PROVIDENCE, R.I. [Brown University] -- Even in its quietest moments, the brain is never "off." Instead, while under anesthesia, during slow-wave sleep, or even amid calm wakefulness, the brain's cortex maintains a cycle of activity and quiet called "up" and "down" states. A new study by Brown University neuroscientists probed deep into this somewhat mysterious cycle in mice, to learn more about how the mammalian brain accomplishes it.
In addition to an apparent role in maintaining a baseline of brain activity, the up and down cycling serves as a model for other ways in which activity across the cortex is modulated, said Garrett Neske, graduate student and lead author. To study how the brain maintains this cycling, he found, is to learn how the brain walks a healthy line between excitement and inhibition as it strives to be idle but ready, a bit like a car at a stoplight.
"It is very important to regulate that balance of excitation and inhibition," said senior author Barry Connors, professor and chair of neuroscience at Brown. "Too much excitation relative to inhibition you get a seizure, too little you become comatose. So whether you are awake and active and processing information or whether you are in some kind of idling state of the brain, you need to maintain that balance."
The cycling may seem simple, but what Neske and Connors found in their investigation, published in the Journal of Neuroscience, is that it involves a good deal of complexity. They focused on five different types of cells in a particular area of the mouse cortex and found that all five appear to contribute uniquely to the ups and downs.
Cells in a barrel
Specifically the researchers, including Saundra Patrick, neuroscience research associate and second author, looked at the activity of excitatory pyramidal cells and four kinds of inhibitory interneurons (PV, SOM, VIP and NPY) in different layers of the barrel cortex. That part of the cortex is responsible for processing sensations on the face, including the whiskers.
Neske induced up and down cycles in slices of tissue from the barrel cortex and recorded each cell type's electrical properties and behaviors, such as its firing rate and the amounts of excitation and inhibition they received from other neurons.

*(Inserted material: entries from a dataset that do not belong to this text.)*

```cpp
enum {
    RRL_STREAM_STEP = 0,
    RRL_STREAM_RESET = 1,
    RRL_STREAM_OFFLINE = 2,
    RRL_STREAM_SAMPLE = 3,
    RRL_STREAM_SAMPLE_NEG = 4,
    RRL_STREAM_CEM = 5,
// ... 301 lines not shown
int rrl_adam_step_multi(int n_seg, const rrl_adam_seg_t* segs, float lr, float beta1, float beta2, float eps,
                        void* stream);
#define RRL_ADAM_MAX_DUALS 4
typedef struct {
    float *log_p, *exp_avg, *exp_avg_sq, *step;
    float* value;
    const float* stat;
    float eps_safe;
    float lr;
    const float* loss_in;
    float* loss_out;
    float f_loss;
} rrl_dual_t;
int rrl_adam_step_multi_duals(int n_seg, const rrl_adam_seg_t* segs, int n_dual, const rrl_dual_t* duals, float lr,
                              float beta1, float beta2, float eps, void* stream);
int rrl_w2_pack(int G, int H, const float* W2, float* W2p, void* stream);
int rrl_normal_fill(long long n_pairs, uint64_t seed, uint64_t counter, uint64_t* counter_dev, uint64_t counter_inc,
                    float* out, void* stream);
int rrl_recovery_select(int N, const float* z, float eps_safe, const float* task_action, int ld_task,
                        const float* rec_action, float* real_action, uint8_t* recovery, float* task_out,
                        void* stream);

#define RRL_EPLOG_I32 6
typedef struct {
    int32_t* rec_i32;
    double* rec_f64;
    int64_t cap;
    int64_t* state;
} rrl_episode_log_t;

int rrl_episode_log_append(int64_t n, const float* reward, const uint8_t* constraint, const uint8_t* success,
                           const uint8_t* ep_done, const uint8_t* recovery, int32_t* ep_len, double* ep_ret,
                           int32_t* ep_viol, int32_t* ep_rec, const rrl_episode_log_t* log, void* stream);

typedef struct {
    int hq, he, n_nets;
    const float *q_w1, *q_b1, *q_w2, *q_b2, *q_w3, *q_b3;
    const float *e_w0, *e_b0, *e_w1, *e_b1, *e_w2, *e_b2, *e_w3, *e_b3;
    const float *inputs_mu, *inputs_sigma, *max_logvar, *min_logvar;
} rrl_plan_weights_t;

int rrl_plan_supported(int hq, int he, int n_nets, int npart, int d_obs, int d_act);
long long rrl_plan_pack_floats(int hq, int he, int n_nets);
long long rrl_plan_scratch_floats(int n_nets, long long M, int pop);
int rrl_plan_pack(const rrl_plan_weights_t* w, int f16x3, float* packed, void* stream);
typedef struct {
    const float* packed;
    int hq, he, n_nets, npart;
    int f16x3;
    long long M;
    const int32_t* m_dev;
    int pop, plan_hor;
    const float *cur_obs, *ac_seqs, *noise;
    uint64_t seed, counter;
    uint64_t* counter_dev;
    uint64_t counter_inc;
    float *scratch, *costs;
} rrl_plan_cost_t;
int rrl_plan_cost(const rrl_plan_cost_t* a, void* stream);

typedef struct {
    int n_nets, d_in, hidden, d_out;
    float *w0, *b0, *w1, *b1, *w2, *b2, *w3, *b3, *max_logvar, *min_logvar;
    const float *mu, *sigma;
    float *g_w0, *g_b0, *g_w1, *g_b1, *g_w2, *g_b2, *g_w3, *g_b3, *g_max_logvar, *g_min_logvar, *g_logvar_part;
    float *g2_w0, *g2_b0, *g2_w1, *g2_b1, *g2_w2, *g2_b2, *g2_w3, *g2_b3;
// ... 166 lines not shown
```

### recovery_rl_amd/_lib.py

```python
import ctypes as C
import os
import subprocess

_HERE = os.path.dirname(os.path.abspath(__file__))
CSRC = os.path.join(_HERE, "csrc")
SO_PATH = os.environ.get("RRL_HIP_LIB") or os.path.join(CSRC, "librrl_hip.so")
INCLUDE = os.path.join(os.path.dirname(_HERE), "include")

HIP_SOURCES = ["nav_kernels.hip", "replay_kernels.hip", "maze_kernels.hip", "cem_kernels.hip",
               "mlp_kernels.hip", "mlp_fwd_kernels.hip", "update_kernels.hip", "log_kernels.hip", "plan_kernels.hip", "ens_train_kernels.hip",
               "ens_train_big_kernels.hip", "sqrl_kernels.hip", "qsample_kernels.hip", "eval_kernels.hip"]
HIPCC_FLAGS = ["--offload-arch=gfx950", "-O3", "-std=c++17", "-fPIC", "-shared",
               "-ffp-contract=off", "-Wall", "-Wno-unused-function",
               "-Wno-bitwise-instead-of-logical"]

SOURCE_FLAGS = {
    "nav_kernels.hip": ["-mllvm", "-amdgpu-atomic-optimizer-strategy=None"],
    "maze_kernels.hip": ["-mllvm", "-amdgpu-atomic-optimizer-strategy=None"],
    "update_kernels.hip": ["-mllvm", "-amdgpu-atomic-optimizer-strategy=None"],
}

EXPORTS = [
    "rrl_abi_version", "rrl_last_hip_error", "rrl_counter_add",
    "rrl_nav_step", "rrl_nav_step_compact", "rrl_nav_reset", "rrl_nav_rollout", "rrl_nav_offline_rollouts",
    "rrl_nav_offline",
    "rrl_maze_step", "rrl_maze_reset", "rrl_maze_offline",
    "rrl_replay_push", "rrl_sample_multi", "rrl_draw_select", "rrl_mlp3_forward_riders",
    "rrl_nav_step_push_x", "rrl_maze_step_push_x",
    "rrl_sample_multi_packed", "rrl_pack_clear", "rrl_mlp3_forward_multi_packed", "rrl_mlp_head_backward_multi_packed",
    "rrl_mlp_hidden_backward_multi_packed", "rrl_mlp_backward_pair_multi_packed", "rrl_adam_step_multi_packed", "rrl_nav_step_push_packed",
    "rrl_maze_step_push_packed",
    "rrl_adam_step_multi_duals_packed", "rrl_rcpo_penalty_packed", "rrl_policy_heads_fwd_multi_packed",
    "rrl_cem_sample", "rrl_cem_update", "rrl_cem_begin", "rrl_cem_finish",
    "rrl_gemm_f32", "rrl_mlp3_forward", "rrl_mlp3_is_split",
    "rrl_mlp3_forward_multi", "rrl_mlp_head_backward_multi", "rrl_mlp_hidden_backward_multi",
    "rrl_mlp_input_backward_multi", "rrl_mlp_backward_pair_multi", "rrl_policy_heads_fwd_multi",
    "rrl_loss_dout", "rrl_rcpo_penalty", "rrl_adam_step_multi_duals",
    "rrl_adam_step_multi", "rrl_w2_pack", "rrl_normal_fill", "rrl_recovery_select", "rrl_episode_log_append",
    "rrl_plan_supported", "rrl_plan_pack_floats", "rrl_plan_scratch_floats", "rrl_plan_pack", "rrl_plan_cost",
    "rrl_ens_train_supported", "rrl_ens_scratch_floats", "rrl_ens_train_grad", "rrl_ens_train_epoch",
    "rrl_ens_train_big_supported", "rrl_ens_big_scratch_floats", "rrl_ens_train_grad_big", "rrl_ens_train_epoch_big",
    "rrl_sqrl_scratch_floats", "rrl_sqrl_act", "rrl_sqrl_act_packed",
    "rrl_qsample_scratch_floats", "rrl_qsample_act", "rrl_qsample_act_gated", "rrl_qsample_act_packed",
    "rrl_eval_rollout", "rrl_eval_rollout_packed", "rrl_eval_rollout_maze", "rrl_eval_rollout_maze_packed",
    "rrl_eval_rollout_qs", "rrl_eval_rollout_qs_packed",
    "rrl_eval_rollout_sqrl", "rrl_eval_rollout_sqrl_packed",
]

class RRLError(RuntimeError):
    pass


def _sources():
    return [os.path.join(CSRC, f) for f in HIP_SOURCES if os.path.exists(os.path.join(CSRC, f))]


def _stale():
    if not os.path.exists(SO_PATH):
        return True
    t = os.path.getmtime(SO_PATH)
    deps = _sources() + [os.path.join(CSRC, f) for f in os.listdir(CSRC) if f.endswith(".hpp")]
    deps.append(os.path.join(INCLUDE, "rrl_hip.h"))
    return any(os.path.getmtime(d) > t for d in deps)


_FLAG_PROBES = {}


def flags_supported(hipcc, flags):
    key = (hipcc,) + tuple(flags)
    if key not in _FLAG_PROBES:
# ... 25 lines not shown
        extra = SOURCE_FLAGS.get(os.path.basename(src), [])
        if extra and not flags_supported(hipcc, extra):
            extra = []
        cmd = [hipcc] + compile_flags + extra + ["-I", INCLUDE, "-c", "-o", obj, src]
        if verbose:
            print(" ".join(cmd))
        subprocess.check_call(cmd)
        return obj

    with ThreadPoolExecutor(max_workers=jobs or min(4, os.cpu_count() or 1)) as pool:
        objs = list(pool.map(compile_one, _sources()))
    cmd = [hipcc, "--offload-arch=gfx950", "-fPIC", "-shared", "-o", SO_PATH] + objs
    if verbose:
        print(" ".join(cmd))
    subprocess.check_call(cmd)
    return SO_PATH


class rrl_replay_t(C.Structure):
    _fields_ = [("s", C.c_void_p), ("a", C.c_void_p), ("r", C.c_void_p), ("s2", C.c_void_p),
                ("m", C.c_void_p), ("cap", C.c_int64), ("state", C.c_void_p),
                ("pos_cnt", C.c_void_p), ("flags", C.c_int32), ("pinned", C.c_int64)]


REPLAY_CLAMP_STRATIFIED = 1
DRAW_UNIFORM, DRAW_STRATIFIED, DRAW_DEMO_SHARE = 0, 1, 2


class rrl_episode_log_t(C.Structure):
    _fields_ = [("rec_i32", C.c_void_p), ("rec_f64", C.c_void_p), ("cap", C.c_int64), ("state", C.c_void_p)]


EPLOG_I32 = 6
ADAM_MAX_SEGS = 12
LOSS_SAC_CRITIC, LOSS_SAC_POLICY, LOSS_QRISK_CRITIC, LOSS_QRISK_POLICY, LOSS_GAUSS_HEAD, LOSS_STOCH_HEAD, LOSS_DGD_QRISK = range(7)
ADAM_MAX_DUALS = 4


class rrl_ens_t(C.Structure):
    _fields_ = [("n_nets", C.c_int), ("d_in", C.c_int), ("hidden", C.c_int), ("d_out", C.c_int)] + [
        (name, C.c_void_p) for name in ("w0", "b0", "w1", "b1", "w2", "b2", "w3", "b3", "max_logvar", "min_logvar",
                                        "mu", "sigma", "g_w0", "g_b0", "g_w1", "g_b1", "g_w2", "g_b2", "g_w3", "g_b3",
                                        "g_max_logvar", "g_min_logvar", "g_logvar_part", "g2_w0", "g2_b0", "g2_w1",
                                        "g2_b1", "g2_w2", "g2_b2", "g2_w3", "g2_b3", "loss_part")]


class rrl_loss_t(C.Structure):
    _fields_ = [("kind", C.c_int), ("n_part", C.c_int), ("part_stride", C.c_longlong), ("out", C.c_void_p),
                ("out_t", C.c_void_p), ("v0", C.c_void_p), ("v1", C.c_void_p), ("v2", C.c_void_p),
                ("v3", C.c_void_p), ("alpha", C.c_void_p), ("f0", C.c_float), ("ld", C.c_int),
                ("n_heads", C.c_int), ("head_stride", C.c_longlong), ("d_action", C.c_void_p),
                ("loss", C.c_void_p), ("da_parts", C.c_int), ("da_part_stride", C.c_longlong), ("da_group", C.c_int)]


HEAD_GAUSS, HEAD_STOCH = 0, 1


class rrl_policy_head_t(C.Structure):
    _fields_ = [("kind", C.c_int), ("B", C.c_int), ("head", C.c_void_p), ("n_part", C.c_int),
                ("part_stride", C.c_longlong), ("eps", C.c_void_p), ("scale", C.c_void_p), ("bias", C.c_void_p),
                ("action", C.c_void_p), ("ld_action", C.c_int), ("logp", C.c_void_p), ("mean_out", C.c_void_p),
                ("obs_in", C.c_void_p), ("obs_out", C.c_void_p), ("log_std", C.c_void_p), ("min_log_std", C.c_float)]


class rrl_step_push_t(C.Structure):
    _fields_ = [("n", C.c_int64), ("pos", C.c_void_p), ("t", C.c_void_p), ("status", C.c_void_p), ("obs", C.c_void_p),
# ... 232 lines not shown
        "rrl_normal_fill": (ci, [ll, u64, u64, vp, u64, vp, vp]),
        "rrl_recovery_select": (ci, [ci, vp, f32, vp, ci, vp, vp, vp, vp, vp]),
        "rrl_plan_supported": (ci, [ci, ci, ci, ci, ci, ci]),
        "rrl_plan_pack_floats": (ll, [ci, ci, ci]),
        "rrl_plan_scratch_floats": (ll, [ci, ll, ci]),
        "rrl_plan_pack": (ci, [C.POINTER(rrl_plan_weights_t), ci, vp, vp]),
        "rrl_plan_cost": (ci, [C.POINTER(rrl_plan_cost_t), vp]),
        "rrl_ens_train_supported": (ci, [ci, ci, ci, ci]),
        "rrl_ens_scratch_floats": (ll, [ci]),
        "rrl_ens_train_epoch": (ci, [C.POINTER(rrl_ens_t), ci, C.POINTER(rrl_adam_seg_t), f32, f32, f32, f32, vp, vp,
                                     vp, ll, ll, ci, vp, vp, vp]),
        "rrl_ens_train_grad": (ci, [C.POINTER(rrl_ens_t), ci, vp, vp, vp, ll, vp, vp, vp]),
        "rrl_ens_train_big_supported": (ci, [ci, ci, ci]),
        "rrl_ens_big_scratch_floats": (ll, [ci, ll]),
        "rrl_ens_train_grad_big": (ci, [C.POINTER(rrl_ens_t), ll, vp, vp, vp, ll, vp, vp, vp]),
        "rrl_ens_train_epoch_big": (ci, [C.POINTER(rrl_ens_t), ci, C.POINTER(rrl_adam_seg_t), f32, f32, f32, f32, vp, vp,
                                         vp, ll, ll, ll, vp, vp, vp]),
        "rrl_sqrl_scratch_floats": (ll, [ll, ci]),
        "rrl_sqrl_act": (ci, [C.POINTER(rrl_sqrl_act_t), vp]),
        "rrl_sqrl_act_packed": (ci, [ci, C.POINTER(rrl_sqrl_act_t), vp]),
        "rrl_qsample_scratch_floats": (ll, [ll, ci]),
        "rrl_qsample_act": (ci, [C.POINTER(rrl_qsample_act_t), vp]),
        "rrl_qsample_act_gated": (ci, [C.POINTER(rrl_qsample_act_t), C.POINTER(rrl_qsample_gate_t), vp]),
        "rrl_qsample_act_packed": (ci, [ci, C.POINTER(rrl_qsample_act_t), C.POINTER(rrl_qsample_gate_t), vp]),
        "rrl_eval_rollout": (ci, [C.POINTER(rrl_eval_rollout_t), vp]),
        "rrl_eval_rollout_packed": (ci, [ci, C.POINTER(rrl_eval_rollout_t), vp]),
        "rrl_eval_rollout_maze": (ci, [C.POINTER(rrl_eval_rollout_t), ci, vp]),
        "rrl_eval_rollout_maze_packed": (ci, [ci, C.POINTER(rrl_eval_rollout_t), C.POINTER(ci), vp]),
        "rrl_eval_rollout_qs": (ci, [C.POINTER(rrl_eval_rollout_qs_t), vp]),
        "rrl_eval_rollout_qs_packed": (ci, [ci, C.POINTER(rrl_eval_rollout_qs_t), vp]),
        "rrl_eval_rollout_sqrl": (ci, [C.POINTER(rrl_eval_rollout_sqrl_t), vp]),
        "rrl_eval_rollout_sqrl_packed": (ci, [ci, C.POINTER(rrl_eval_rollout_sqrl_t), vp]),
        "rrl_episode_log_append": (ci, [i64, vp, vp, vp, vp, vp, vp, vp, vp, vp, C.POINTER(rrl_episode_log_t), vp]),
    }
    for name, (res, args) in sig.items():
        fn = getattr(lib, name)
        fn.restype = res
        fn.argtypes = args
    for name in EXPORTS:
        if name not in sig:
            getattr(lib, name)


def load():
    global _lib
    if _lib is not None:
        return _lib
    import torch
    if not os.path.exists(SO_PATH):
        raise RRLError(
            "librrl_hip.so is not built (%s). Run `python -c 'import __graft_entry__ as g; "
            "g.build()'`; there is no CPU fallback for the hot path." % SO_PATH)
    lib = C.CDLL(SO_PATH)
    _declare(lib)
    _lib = lib
    return lib


_RC_TEXT = {-1: "invalid argument", -2: "launch failed", -3: "size out of range",
            -5: "a packed launch met a new argument block while the stream was capturing (launch it once before the capture)",
            -6: "too many distinct argument blocks of packed launches alive (rrl_pack_clear)"}


def check(rc, what):
    if rc != 0:
        lib = load()
# ... 24 lines not shown
```

### recovery_rl_amd/checkpoint.py

```python
import os
import random

import numpy as np
import torch

from .fast_update import FLAT_NETS as _FLAT_NETS

FORMAT = 1

_ENV_FIELDS = ("pos", "t", "obs", "prev_obs", "next_obs", "reward", "action_clipped", "_flags", "tick")
_DUALS = ("alpha", "nu", "lambda_RCPO")


def _cpu(t):
    return t.detach().to("cpu", copy=True)


def replay_state(mem):
    size = int(mem.state[1].item())
    out = {"capacity": mem.capacity, "size": size, "state": _cpu(mem.state), "tick": _cpu(mem.tick),
           "len": mem._len, "len_exact": mem._len_exact, "pinned": mem.pinned}
    for name in ("s", "a", "r", "s2", "m"):
        out[name] = _cpu(getattr(mem, name)[:size])
    if mem.pos_cnt is not None:
# ... 115 lines not shown

def loop_state(loop):
    out = {"stats": _cpu(loop.stats), "reward_sums": _cpu(loop.reward_sums), "ep_reward": _cpu(loop.ep_reward),
           "total_numsteps": loop.total_numsteps, "updates": loop.updates, "host_updates": list(loop.host_updates),
           "num_constraint_violations": loop.num_constraint_violations}
    if getattr(loop, "sqrl_hip", False):
        out["sqrl_tick"] = _cpu(loop.sqrl_actor().sqrl_tick)
    if getattr(loop, "qsample_hip", False):
        out["qsample_tick"] = _cpu(loop.qsample_actor().qsample_tick)
    log = loop.episode_log
    if log is not None:
        out["episode_log"] = {"ep_len": _cpu(log.ep_len), "ep_ret": _cpu(log.ep_ret), "ep_viol": _cpu(log.ep_viol),
                              "ep_rec": _cpu(log.ep_rec), "state": _cpu(log.state),
                              "rec_i32": _cpu(log.rec_i32[:int(log.state[0].item())]),
                              "rec_f64": _cpu(log.rec_f64[:int(log.state[0].item())])}
    return out


def load_loop_state(loop, sd):
    loop.stats.copy_(sd["stats"])
    loop.reward_sums.copy_(sd["reward_sums"])
    loop.ep_reward.copy_(sd["ep_reward"])
    loop.total_numsteps, loop.updates = sd["total_numsteps"], sd["updates"]
    loop.host_updates = list(sd["host_updates"])
    loop.num_constraint_violations = sd["num_constraint_violations"]
    loop.obs = loop.env.obs
    loop.graph = None
    if "sqrl_tick" in sd:
        loop.sqrl_actor().sqrl_tick.copy_(sd["sqrl_tick"])
    if "qsample_tick" in sd:
        loop.qsample_actor().qsample_tick.copy_(sd["qsample_tick"])
    if loop.episode_log is not None and "episode_log" in sd:
        log, e = loop.episode_log, sd["episode_log"]
        for f in ("ep_len", "ep_ret", "ep_viol", "ep_rec", "state"):
            getattr(log, f).copy_(e[f])
        k = e["rec_i32"].shape[0]
        log.rec_i32[:k].copy_(e["rec_i32"])
        log.rec_f64[:k].copy_(e["rec_f64"])


def mpc_state(mpc):
    return {"model": {n: _cpu(v) for n, v in mpc.model.state_dict().items()},
            "optim": mpc.model.optim.state_dict() if hasattr(mpc.model, "optim") else None,
            "trainer": mpc._trainer.state_dict() if mpc._trainer is not None else None,
            "train_in": _cpu(mpc.train_in), "train_targs": _cpu(mpc.train_targs),
            "has_been_trained": mpc.has_been_trained, "prev_sol": _cpu(mpc.prev_sol),
            "cem_tick": _cpu(mpc.optimizer.tick)}
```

The picture that emerged is that all types of interneurons were active. This included the most abundant interneuron subtype (the fast-spiking PV cell), and the various more slowly spiking subtypes (SOM, VIP, NPY). In fact, Connors said, the latter cells were active at levels similar to or higher than neighboring excitatory cells, contributing strong inhibition during the up state.
One way such findings are important is in how they complement recent ones by another research group at Yale University. In that study scientists looked at a different part of the cortex called the entorhinal cortex. There they found that only one inhibitory neuron, PV, seemed to be doing anything in the up state to balance out the excitement of the pyramidal neurons. The other inhibitory neurons stayed virtually silent. In his study, Neske replicated those results.
Taken together, the studies indicate that even though up and down cycles occur throughout the cortex, they may be regulated differently in different parts.
"It suggests that inhibition plays different roles in persistent activity in these two regions of cortex and it calls for more comparative work to be done among cortical areas," Neske said. "You can't just use one cortical region as the model for all inhibitory interneuron function."
From observation to manipulation
Since observing the different behaviors of the neuron types, Neske has moved on to manipulating them to see what role each of them plays. Using the technique of optogenetics, in which the firing of different neuron types can be activated or suppressed with pulses of colored light, Neske is experimenting with squelching different interneurons to see how their enforced abstention affects the up and down cycle.
When the work is done, he should emerge with an even clearer idea of the brain's intricate and diligent efforts to remain balanced between excitation and inhibition.
The National Institutes of Health (grants NS-050434, MH-086400, and T32NS062443) and the Defense Advanced Research Projects Agency (grant DARPA-BAA-09-27) supported the research.